The Profitable Exit Strategy – Entrepreneurs are great starters by nature. Starting a business is exciting, emotionally rocky, intense and it often requires serious strategy and innovation to be successful. Exiting a business is different than starting one and for some entrepreneurs it can be challenging letting go of that deep emotional attachment that they developed with the business. However, exiting correctly can be just as important than starting a business correctly in terms of profitability.
When you’re drawing up a business plan, it’s important to describe the steps that you’ll take if your company fails or if you abandon it for another pursuit. All too often, entrepreneurs neglect to develop exit strategies. Perhaps some of them feel that doing so would be inviting bad luck or showing a lack of confidence.
To the contrary, exit strategies are signs of prudence, even wisdom. Such a plan should make your final days at your company less stressful. Moreover, many investors will look for a clear exit strategy before they’ll agree to bankroll a business. Below are a few strategies from which you can choose.
When you harvest your business, you shut it down and liquidate its assets for cash. It’s also known as the ‘liquidating event’. You can use those funds to pay back your investors and creditors, and you can then keep the remainder for yourself. Be aware that you’ll probably have to fill out your state’s dissolution forms in order to make the termination official.
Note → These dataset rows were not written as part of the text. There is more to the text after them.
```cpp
struct kss_ctx {
    int device = 0;
    int cu_count = 0;
    hipStream_t stream = nullptr;
    bool own_stream = false;
    std::string err;
    int nn_mode = KSS_NN_AUTO;
    double grid_stats[8] = {0, 0, 0, 0, 0, 0, 0, 0};
    double last_setup_ms = 0, last_loop_ms = 0;
    double t_launch_us = 0, t_wait_us = 0, t_host_us = 0;
    bool timing = false;
    bool tables_staged = false;
    int64_t stats_ns = -1, stats_nt = -1;

    DevBuf tgt4, src0, cur[2], keys, partials, sums, nn_work, red_work, pair_red, state, cs, scratch_a,
        scratch_b, scratch_c, stage_src, stage_tgt, stage_idx, stage_d2, stage_out, g_counts, g_start, g_cursor,
        g_bsums, g_sorted, g_list, g_count, g_bbox, g_partials, g_start2, g_pairs, g_stamps, g_pos, g_nnst, res_pos, res_wc, res_perm, pack_seg, reg_s, reg_t, reg_p, reg_all, reg_f, reg_g, oct_pts, oct_cen, oct_a, oct_b, oct_tmp, pre_partials, pre_state, g_rowpair, g_gate;
    DevBuf p2l_idx, p2l_d2, p2l_perm, p2l_rows, p2l_nrm, p2l_n64;
    DevBuf trim_rows, trim_state;
    HostPool pool;
    std::vector<kss_ctx*> workers;
    std::vector<unsigned long long> last_stamps;
    int stamps_nblk = 0; unsigned long long stamps_seq = 0;
    std::vector<float> h_bbox;
    unsigned int* h_box = nullptr; unsigned int* h_box_dev = nullptr; size_t h_box_bytes = 0;
    unsigned box_tag = 0; int box_rows = 0;
    double evals_sum = 0.0, evals_launches = 0.0;
    void* h_sums = nullptr;  size_t h_sums_cap = 0;
    void* h_sums_dev = nullptr;
    void* h_p2l = nullptr; size_t h_p2l_cap = 0;
    void* h_p2l_dev = nullptr;
    unsigned long long* h_seq = nullptr;
    unsigned long long* h_seq_dev = nullptr;
    size_t h_seq_bytes = 0;
    struct Gated {
        int supported = -1;
        bool want_next = false;
        bool pending = false;
        bool chain = false;
        int steps_left = 0;
        int max_steps = 1;
        int slot = 0;
        unsigned long long seq = 0;
        int32_t stamp = 0;
        const void* d_in = nullptr; void* d_out = nullptr;
        bool fma = false, full = false, want_full = false; double max_d2 = 0.0;
    } gated;
    bool ws_dirty = false;
    bool defer_wait = false;
    PairState* h_xf = nullptr; PairState* h_xf_dev = nullptr;
    bool fit_last = false;
    bool nn_have = false;
    PairState* bar_state = nullptr; int bar_state_cap = 0; bool bar_state_failed = false;
    unsigned int* gate_bar = nullptr;
    unsigned int* res_gate = nullptr; int res_gate_cap = 0; bool res_gate_failed = false;
    unsigned res_launches = 0;
    double res_passes = 0.0;
    int cand_cap = 0, cand_cap_pad = -1, cand_cap_fma = -1;
    int spec_judge = -1; double spec_threshold = 0.0; bool spec_ran = false, spec_cancelled = false;
    std::chrono::steady_clock::time_point res_backoff[2] = {};
    unsigned long long seq = 0;
    void* h_state = nullptr; size_t h_state_cap = 0;

    int prof = 0;
    unsigned prof_tick[KSS_K_COUNT] = {};
    struct EvPair { hipEvent_t a, b; };
    std::vector<EvPair> ev[KSS_K_COUNT];
    std::vector<EvPair> ev_pool;
    double prof_ms[KSS_K_COUNT] = {0};
    int64_t prof_n[KSS_K_COUNT] = {0};
};

// ... 126 lines not shown
```

### kss-icp_amd/csrc/kss_engine.hip

```cpp
#pragma clang fp contract(off)

#include <emmintrin.h>

#include "kss_ctx.hpp"

namespace kss {

static int restore_zero_at_rest(kss_ctx* c);
static bool resident_gate_available(kss_ctx* c, int npairs);

static int resident_rows_limit(kss_ctx* c) {
    if (c->cu_count <= 0) {
        hipDeviceProp_t prop;
        c->cu_count = hipGetDeviceProperties(&prop, c->device) == hipSuccess && prop.multiProcessorCount > 0 ? prop.multiProcessorCount : 1;
        (void)hipGetLastError();
    }
    return c->cu_count;
}

constexpr int PUB_PAIRS = 32;
static int ensure_pub(kss_ctx* c, int npairs = PUB_PAIRS);

struct PairGeom {
    int64_t ns, nt;
// ... 547 lines not shown
    }
    return c->gated.supported == 1;
}

static void gated_release(kss_ctx* c, const PairState& st, int skip) {
    if (c->gate_bar) {
        int words[16];
        std::memcpy(words, &st, sizeof st);
        words[14] = skip;
        unsigned int* slot = c->gate_bar + 32 * c->gated.slot;
        static const long torn_at = getenv("KSS_TEST_TORN_GATE") ? atol(getenv("KSS_TEST_TORN_GATE")) : -1;
        static long released = 0;
        const bool torn = ++released == torn_at;
        for (int pass = torn ? 0 : 1; pass < 2; ++pass) {
            for (int g = 0; g < 5; ++g) {
                const unsigned tag = (unsigned)c->gated.stamp + kss_mix3((unsigned)words[3 * g], (unsigned)words[3 * g + 1], (unsigned)words[3 * g + 2]);
                const int w1 = pass == 0 && g == 1 ? words[3 * g + 1] ^ 0x00010000 : words[3 * g + 1];
                const __m128i v = _mm_set_epi32((int)tag, words[3 * g + 2], w1, words[3 * g]);
                _mm_store_si128((__m128i*)(slot + 4 * g), v);
            }
            _mm_sfence();
            if (pass == 0) {
                const auto t0 = std::chrono::steady_clock::now();
                while (std::chrono::duration<double, std::micro>(std::chrono::steady_clock::now() - t0).count() < 200.0) __builtin_ia32_pause();
            }
        }
    } else {
        PairState* rec = &c->h_xf[c->gated.slot];
        for (int k = 0; k < 12; ++k) rec->m[k] = st.m[k];
        rec->active = st.active; rec->apply = st.apply; rec->pad[0] = skip;
        __atomic_store_n(&rec->pad[1], c->gated.stamp, __ATOMIC_RELEASE);
    }
    kss_ctx::Gated& G = c->gated;
    if (!skip && --G.steps_left > 0) {
        G.slot ^= 1;
        G.stamp += 1;
        G.seq += 1;
        const void* in = G.d_out; G.d_out = const_cast<void*>(G.d_in); G.d_in = in;
    } else {
        G.pending = false;
        G.steps_left = 0;
    }
}

static void gated_cancel(kss_ctx* c) {
    if (!c->gated.pending) return;
    PairState none;
    std::memset(&none, 0, sizeof none);
    gated_release(c, none, 1);
}

struct GatedGuard {
    kss_ctx* c;
    explicit GatedGuard(kss_ctx* c_) : c(c_) {}
    ~GatedGuard() { gated_cancel(c); c->gated.want_next = false; }
};

static PassArgs pass_args(kss_ctx* c, const IcpPlan& pl, const float4* d_in, float4* d_out, double max_d2,
                          int32_t* d_idx_out, float* d_d2_out) {
    PassArgs a;
    std::memset(&a, 0, sizeof a);
    a.src_in = d_in; a.src_out = d_out;
    a.cell_start = (const int32_t*)c->g_start.p + 1;
    a.sorted = (const float4*)c->g_sorted.p;
    a.tgt4 = (const float4*)c->tgt4.p;
    a.nn_win = (float4*)c->g_pos.p;
    a.nn_state = (float2*)c->g_nnst.p;
    static const float skin = getenv("KSS_SKIN") ? (float)atof(getenv("KSS_SKIN")) : 0.25f;
    a.skin = skin;
    a.chain_len = 1;
    static const int gate_polls = getenv("KSS_GATE_POLLS") ? atoi(getenv("KSS_GATE_POLLS")) : (1 << 22);
    a.gate_polls = gate_polls;
    a.chained = d_in != (const float4*)c->src0.p ? 1 : c->fit_last ? 2 : 0;
    a.src_last0 = (const float4*)c->cur[0].p; a.src_last1 = (const float4*)c->cur[1].p;
    a.keys = (unsigned long long*)c->keys.p;
    a.list = (int32_t*)c->g_list.p; a.list_count = (int32_t*)c->g_count.p;
    a.total_rows = pl.total_rows;
    static const bool noprev = getenv("KSS_GRID_NOPREV") != nullptr;
    a.use_prev = !noprev && c->nn_have ? 1 : 0;
    a.max_d2 = max_d2;
    a.rows = (Granule*)c->partials.p;
    a.pub = c->h_seq_dev;
    a.idx_out = d_idx_out; a.d2_out = d_d2_out;
    {
        static const long torn_at = getenv("KSS_TEST_TORN_SLOT") ? atol(getenv("KSS_TEST_TORN_SLOT")) : -1;
        static long launches = 0;
        a.test_torn = torn_at > 0 && ++launches == torn_at ? 1 : 0;
    }
    if (pl.gridb) {
        a.pairs = (const GridPairDev*)c->g_pairs.p;
        a.row_pair = (const int32_t*)c->g_rowpair.p;
        a.defer_pairs = pl.npairs > resident_rows_limit(c) ? pl.npairs : 0;
    } else {
        a.pair0 = pl.gpairs[0];
    }
    return a;
}
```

Maybe you’ll want to retire or go into another line of work at a point when your business is still profitable. If so, you could sell it to another entrepreneur. This option will seem especially attractive if you have many devoted customers and/or staff members whom you don’t want to send to the unemployment office. What’s more, by selling your business, your company might last for many decades afterwards and thus become a part of your legacy.
Of course, if you’re concerned about the long-term health of your company, you’ll want to select a buyer with a record of strong business success. On the other hand, if you merely want to unload your business as soon as you can, you could just sell it to the highest bidder.
Further, to ensure that the bids you receive are as substantial as possible, try to put your business up for sale at a time when it’s experiencing revenue growth.
Let’s say that you have a friend or a family member who’d like to take over your company, but that person lacks the capital to purchase it outright. Under such circumstances, you could give him or her its rights of ownership. In exchange, he or she could pay you a monthly lease or send you a certain percentage of the profits every so often until the debt has been paid off in full. Before you transfer your business, however, you should have meetings with your attorney and your tax accountant. That way, you can draft a binding contract, and you’ll learn how this arrangement will affect your tax situation in the future.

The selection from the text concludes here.